Fitting methods

The difficulty in finding a real and reasonable solution to the fitting of data can be made easier by choosing the right fitting method. Different methods will converge differently. The goal is to minimize the sum of residuals $r_i = r(q_i,R_i,\sigma_i;\mathbf{a})$ , with respect to a set of parameters $\mathbf{a}=[a_1, a_2, \ldots]$ , which define the layered structure. The function to be minimized is given by,

$\begin{eqnarray*} \chi^2 &=& \frac{1}{n-p} \left( \sum_{i}^{\mathrm{up}} r_i^2(q_i,R_i,\sigma_i;\mathbf{a}) \right) \\ r_i &=& \frac{R(q_i;\mathbf{a}) - R_i}{\sigma_i} \end{eqnarray*}$

where the sum is over the data points $(q_i,R_i,\sigma_i)$ , $n$ is the number of data points, and $p$ the total number of parameters.

The mehtods employed by yanera include all those available to the GSL as well as an optional two more. In every case except NMSIMPLEX, it is possbile to hold any parameter value fixed. However, only with certain methods is it possible to constrain variables to be within certain minimum and maximum values.

The methods can be broken down into three catagories: non-linear least squares, multidimensional minimization, and simulated annealing. Also, the first two methods have constrained and uncontrained options.

Non-linear least squares

Non-linear least squares The Levenberg-Marquardt algorithm is an iterative procedure that provides a numerical solution to non-linear least squares fitting. Please refer to the Wikipedia article on the Levenberg-Marquardt algorithm for more information. (http://en.wikipedia.org/wiki/Levenberg-Marquardt_algorithm)

Implemented here are those Levenberg-Marquardt algorthims from the GSL, which are unconstrained in the library, or with naive constraints appplied. A robust Levenberg-Marquardt algotirhtm with parameter constraints comes form the levmar library.

LMSDR - unconstrained, GSL
LMDR - unconstrained, GSL
CLMSDR - constrained, GSL
CLMDR - constrained, GSL
LEVMAR - constrained, LEVMAR library (Optional for Linux version, Standard with Windows version)

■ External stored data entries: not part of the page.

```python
class GraphedRollout:

  def __init__(self, pm: PackedModel, B: int, num_steps: int, dt: float = 1.0, model_uncertainty: bool = True,
               jitter: float = 0.0, keep_trajectory: bool = False):
    if pm.L != pm.d:
      raise ValueError("closed rollout needs state dim == d == L")
    self.pm, self.B, self.H = pm, int(B), int(num_steps)
    kw = dict(dtype=pm.dtype, device=pm.device)
    self.mu_in, self.S_in = torch.zeros(B, pm.d, **kw), torch.eye(pm.d, **kw).expand(B, pm.d, pm.d).contiguous()
    self.mu, self.S = torch.empty(B, pm.d, **kw), torch.empty(B, pm.d, pm.d, **kw)
    self.tmu = torch.empty(num_steps, B, pm.d, **kw) if keep_trajectory else None
    self.tS = torch.empty(num_steps, B, pm.d, pm.d, **kw) if keep_trajectory else None
    flags = make_flags(True, model_uncertainty, False)
    self._flags = flags
    ws = pm.workspace(B, flags)
    status = pm.status()

    def enqueue():
      self.mu.copy_(self.mu_in); self.S.copy_(self.S_in)
      rc = lib().mm_rollout_closed(pm.buf.data_ptr(), pm.nbytes, pm.L, pm.M, pm.d, _dtype_code(pm.dtype), self.B,
                                   self.H, float(dt), flags, float(jitter),
                                   self.mu.data_ptr(), self.S.data_ptr(), _ptr(self.tmu), _ptr(self.tS),
                                   ws.data_ptr(), ws.numel(), status.data_ptr(), _stream(pm.device))
      check(rc, "mm_rollout_closed")

    side = torch.cuda.Stream(device=pm.device)
    side.wait_stream(torch.cuda.current_stream(pm.device))
    with torch.cuda.stream(side):
      enqueue()
    torch.cuda.current_stream(pm.device).wait_stream(side)
    torch.cuda.synchronize(pm.device)
    status.zero_()
    self.graph = torch.cuda.CUDAGraph()
    with torch.cuda.graph(self.graph):
      enqueue()

  def __call__(self, mu: torch.Tensor, Sigma: torch.Tensor):
    if tuple(mu.shape) != (self.B, self.pm.d) or tuple(Sigma.shape) != (self.B, self.pm.d, self.pm.d):
# ... 462 lines not shown
```

include/gpflowpilco_mm.h:

```cpp
#ifndef GPFLOWPILCO_MM_H
#define GPFLOWPILCO_MM_H

#include <stddef.h>
#include <stdint.h>

#ifdef __cplusplus
extern "C" {
#endif

#define MM_F32 0
#define MM_F64 1

#define MM_DMAX 32
#define MM_M_ALIGN 128

#define MM_FULL_OUTPUT_COV   1
#define MM_MODEL_UNCERTAINTY 2
#define MM_FORCE_GENERIC     4
#define MM_STAGE_DIAG        8
#define MM_STAGE_OFFDIAG    16
#define MM_STAGE_FINALIZE   32
#define MM_FORCE_WORST_TIER 64
#define MM_WORKSPACE_CURRENT 128
#define MM_FORCE_ROUTE 256
#define MM_NO_ROUTE 512
#define MM_SUMS_CURRENT 1024

#define MM_E_ARG      (-1)
#define MM_E_DIM      (-2)
#define MM_E_DTYPE    (-3)
#define MM_E_WORKSPACE (-4)
#define MM_E_NO_C     (-5)
#define MM_E_STATE    (-6)

int mm_abi_version(void);

size_t mm_packed_model_bytes(int L, int M, int d, int dtype, int with_C);

int mm_pack_model(void* packed, size_t packed_bytes,
                  int L, int M, int d, int dtype,
                  const double* Z,
                  const double* lengthscales,
                  const double* variance,
                  const double* beta,
                  const double* C,
                  const double* mean_c,
                  void* stream);

int mm_pack_perm(const void* packed, size_t packed_bytes, int L, int M, int d, int dtype, int32_t* perm, void* stream);

size_t mm_workspace_bytes(int B, int L, int M, int d, int dtype, int flags);

int mm_moment_match(const void* packed, size_t packed_bytes, int L, int M, int d, int dtype,
                    int B,
                    const void* mu,
                    const void* Sigma,
                    int flags, double jitter,
                    void* f1,
                    void* Sff,
                    void* cross_pre,
                    void* workspace, size_t workspace_bytes,
                    int32_t* status, void* stream);

int mm_q_forward(const void* packed, size_t packed_bytes, int L, int M, int d, int dtype, int B,
                 const void* mu, const void* Sigma, int flags,
                 void* f1, void* cross_pre, void* q_out,
                 void* workspace, size_t workspace_bytes, int32_t* status, void* stream);

int mm_Q_reduce_forward(const void* packed, size_t packed_bytes, int L, int M, int d, int dtype, int B,
                        int flags, double jitter, void* Sff,
                        void* workspace, size_t workspace_bytes, void* stream);

int mm_euler_update(int B, int d, int dtype, double dt,
                    const void* mu, const void* Sigma,
                    const void* f1, const void* Sff, const void* cross_pre,
                    void* mu_out, void* Sigma_out, void* stream);

int mm_rollout_closed(const void* packed, size_t packed_bytes, int L, int M, int d, int dtype, int B, int H,
                      double dt, int flags, double jitter,
                      void* mu, void* Sigma, void* traj_mu, void* traj_Sigma,
                      void* workspace, size_t workspace_bytes,
                      int32_t* status, void* stream);

int mm_expected_cost(int N, int d, int dtype, const void* mean, const void* cov,
                     const void* target, const void* precis, void* cost, void* stream);

int mm_offdiag_stats(const void* packed, size_t packed_bytes, int L, int M, int d, int dtype, int B, int flags,
                     const void* workspace, size_t workspace_bytes, int32_t* out, void* stream);

int mm_route_estimates(const void* packed, size_t packed_bytes, int L, int M, int d, int dtype, int B, int flags,
                       const void* workspace, size_t workspace_bytes, double* out, void* stream);

size_t mm_compose_workspace_bytes(int B, int nx, int na, int dtype);
int mm_rollout_composed(const void* drift_packed, size_t drift_bytes, int drift_L, int drift_M, int drift_d,
                        const void* policy_packed, size_t policy_bytes, int policy_M, int policy_d,
                        int dtype, int B, int H, double dt, int nx, int na, const int32_t* active_dims,
                        double head_scale, double head_shift, const void* target, const void* precis,
                        void* mx, void* Sxx, void* cost, void* traj_mu, void* traj_Sigma,
                        void* ws_drift, size_t ws_drift_bytes, void* ws_policy, size_t ws_policy_bytes,
                        void* ws_compose, size_t ws_compose_bytes, int32_t* status, void* stream);

size_t mm_compose_nd_workspace_bytes(int B, int nx, int na, int nu, int dtype);
int mm_rollout_composed_nd(const void* drift_packed, size_t drift_bytes, int drift_L, int drift_M, int drift_d,
                           const void* policy_packed, size_t policy_bytes, int policy_M, int policy_d,
                           int dtype, int B, int H, double dt, int nx, int na, const int32_t* active_dims,
                           int nu, const double* head_scale, const double* head_shift,
                           const void* target, const void* precis,
                           void* mx, void* Sxx, void* cost, void* traj_mu, void* traj_Sigma,
                           void* ws_drift, size_t ws_drift_bytes, void* ws_policy, size_t ws_policy_bytes,
                           void* ws_compose, size_t ws_compose_bytes, int32_t* status, void* stream);

size_t mm_compose_tape_bytes(int B, int H, int nx, int na, int drift_M, int dtype);
int mm_rollout_composed_taped(const void* drift_packed, size_t drift_bytes, int drift_L, int drift_M, int drift_d,
                              const void* policy_packed, size_t policy_bytes, int policy_M, int policy_d,
                              int dtype, int B, int H, double dt, int nx, int na, const int32_t* active_dims,
                              double head_scale, double head_shift, const void* target, const void* precis,
                              void* mx, void* Sxx, void* cost, void* ws_drift, size_t ws_drift_bytes,
                              void* ws_policy, size_t ws_policy_bytes, void* tape, size_t tape_bytes,
                              int32_t* status, void* stream);

size_t mm_compose_backward_workspace_bytes(int B, int nx, int na, int drift_M);
size_t mm_policy_grad_bytes(int B, int policy_M, int policy_d);
int mm_rollout_composed_backward(const void* drift_packed, size_t drift_bytes, int drift_L, int drift_M, int drift_d,
                                 const void* policy_packed, size_t policy_bytes, int policy_M, int policy_d,
                                 int dtype, int B, int H, double dt, int nx, int na, const int32_t* active_dims,
                                 double head_scale, double head_shift, const void* target, const void* precis,
                                 const void* tape, size_t tape_bytes, const void* g_cost,
                                 void* g_policy, void* g_mx0, void* g_Sxx0,
                                 void* ws_drift, size_t ws_drift_bytes, void* ws_bwd, size_t ws_bwd_bytes,
                                 int32_t* status, void* stream);

int mm_rollout_composed_backward_seeded(const void* drift_packed, size_t drift_bytes, int drift_L, int drift_M, int drift_d,
                                        const void* policy_packed, size_t policy_bytes, int policy_M, int policy_d,
                                        int dtype, int B, int H, double dt, int nx, int na, const int32_t* active_dims,
                                        double head_scale, double head_shift, const void* target, const void* precis,
                                        const void* tape, size_t tape_bytes, const void* g_cost,
                                        const void* g_xm, const void* g_xS,
                                        void* g_policy, void* g_mx0, void* g_Sxx0,
                                        void* ws_drift, size_t ws_drift_bytes, void* ws_bwd, size_t ws_bwd_bytes,
                                        int32_t* status, void* stream);

size_t mm_compose_tape_bytes_nd(int B, int H, int nx, int na, int nu, int drift_M, int dtype);
int mm_rollout_composed_taped_nd(const void* drift_packed, size_t drift_bytes, int drift_L, int drift_M, int drift_d,
                                 const void* policy_packed, size_t policy_bytes, int policy_M, int policy_d,
                                 int dtype, int B, int H, double dt, int nx, int na, const int32_t* active_dims,
                                 int nu, const double* head_scale, const double* head_shift,
                                 const void* target, const void* precis, void* mx, void* Sxx, void* cost,
                                 void* ws_drift, size_t ws_drift_bytes, void* ws_policy, size_t ws_policy_bytes,
                                 void* tape, size_t tape_bytes, int32_t* status, void* stream);
size_t mm_compose_backward_workspace_bytes_nd(int B, int nx, int na, int nu, int drift_M, int policy_M);
size_t mm_policy_grad_bytes_nd(int B, int nu, int policy_M, int policy_d);
int mm_rollout_composed_backward_nd(const void* drift_packed, size_t drift_bytes, int drift_L, int drift_M, int drift_d,
                                    const void* policy_packed, size_t policy_bytes, int policy_M, int policy_d,
                                    int dtype, int B, int H, double dt, int nx, int na, const int32_t* active_dims,
                                    int nu, const double* head_scale, const double* head_shift,
                                    const void* target, const void* precis, const void* tape, size_t tape_bytes,
                                    const void* g_cost, void* g_policy, void* g_mx0, void* g_Sxx0,
                                    void* ws_drift, size_t ws_drift_bytes, void* ws_bwd, size_t ws_bwd_bytes,
                                    int32_t* status, void* stream);
int mm_rollout_composed_backward_nd_seeded(const void* drift_packed, size_t drift_bytes, int drift_L, int drift_M, int drift_d,
                                           const void* policy_packed, size_t policy_bytes, int policy_M, int policy_d,
                                           int dtype, int B, int H, double dt, int nx, int na, const int32_t* active_dims,
                                           int nu, const double* head_scale, const double* head_shift,
                                           const void* target, const void* precis, const void* tape, size_t tape_bytes,
                                           const void* g_cost, const void* g_xm, const void* g_xS,
                                           void* g_policy, void* g_mx0, void* g_Sxx0,
                                           void* ws_drift, size_t ws_drift_bytes, void* ws_bwd, size_t ws_bwd_bytes,
                                           int32_t* status, void* stream);

size_t mm_compose_nd_mixed_workspace_bytes(int B, int nx, int na, int nu, int drift_L, int dtype);
int mm_rollout_composed_nd_mixed(const void* drift_packed, size_t drift_bytes, int drift_L, int drift_M, int drift_d,
// ... 194 lines not shown
```

Measured before the change: 43530 rollout step-elements/s (B*H per rollout second).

The iterations can be stopped by an error, or by successful completion. For the GSL Levenberg-Marquardt algorthims, there are two stopping criterion, and the iteration stops on the success of either one. The first is when the gradient falls below a tolerance level. The test can be summarized as,

$\left|\frac{\partial\chi^2}{\partial a_i}\right| \leq \epsilon.$

The second stop test compares the residuals, $r$ , of the last step with the residuals of the current step according to,

$|r^{i-1}| \leq \epsilon_{\mathrm{absolute}} + \epsilon_{\mathrm{relative}}|r^i|$

Perhaps a later version will allow user configuration of the tolerances.

Performance

Generally, Levenberg-Marquardt algorithms are fast and robust for the common layered model types. However, when using function, or component models, since the algorithm requires calculating the gradient of $\chi^2$ with respect to $\mathbf{a}=[a_1, a_2, \ldots]$ , and these models require adaptive quadrature, this method can be slowed down.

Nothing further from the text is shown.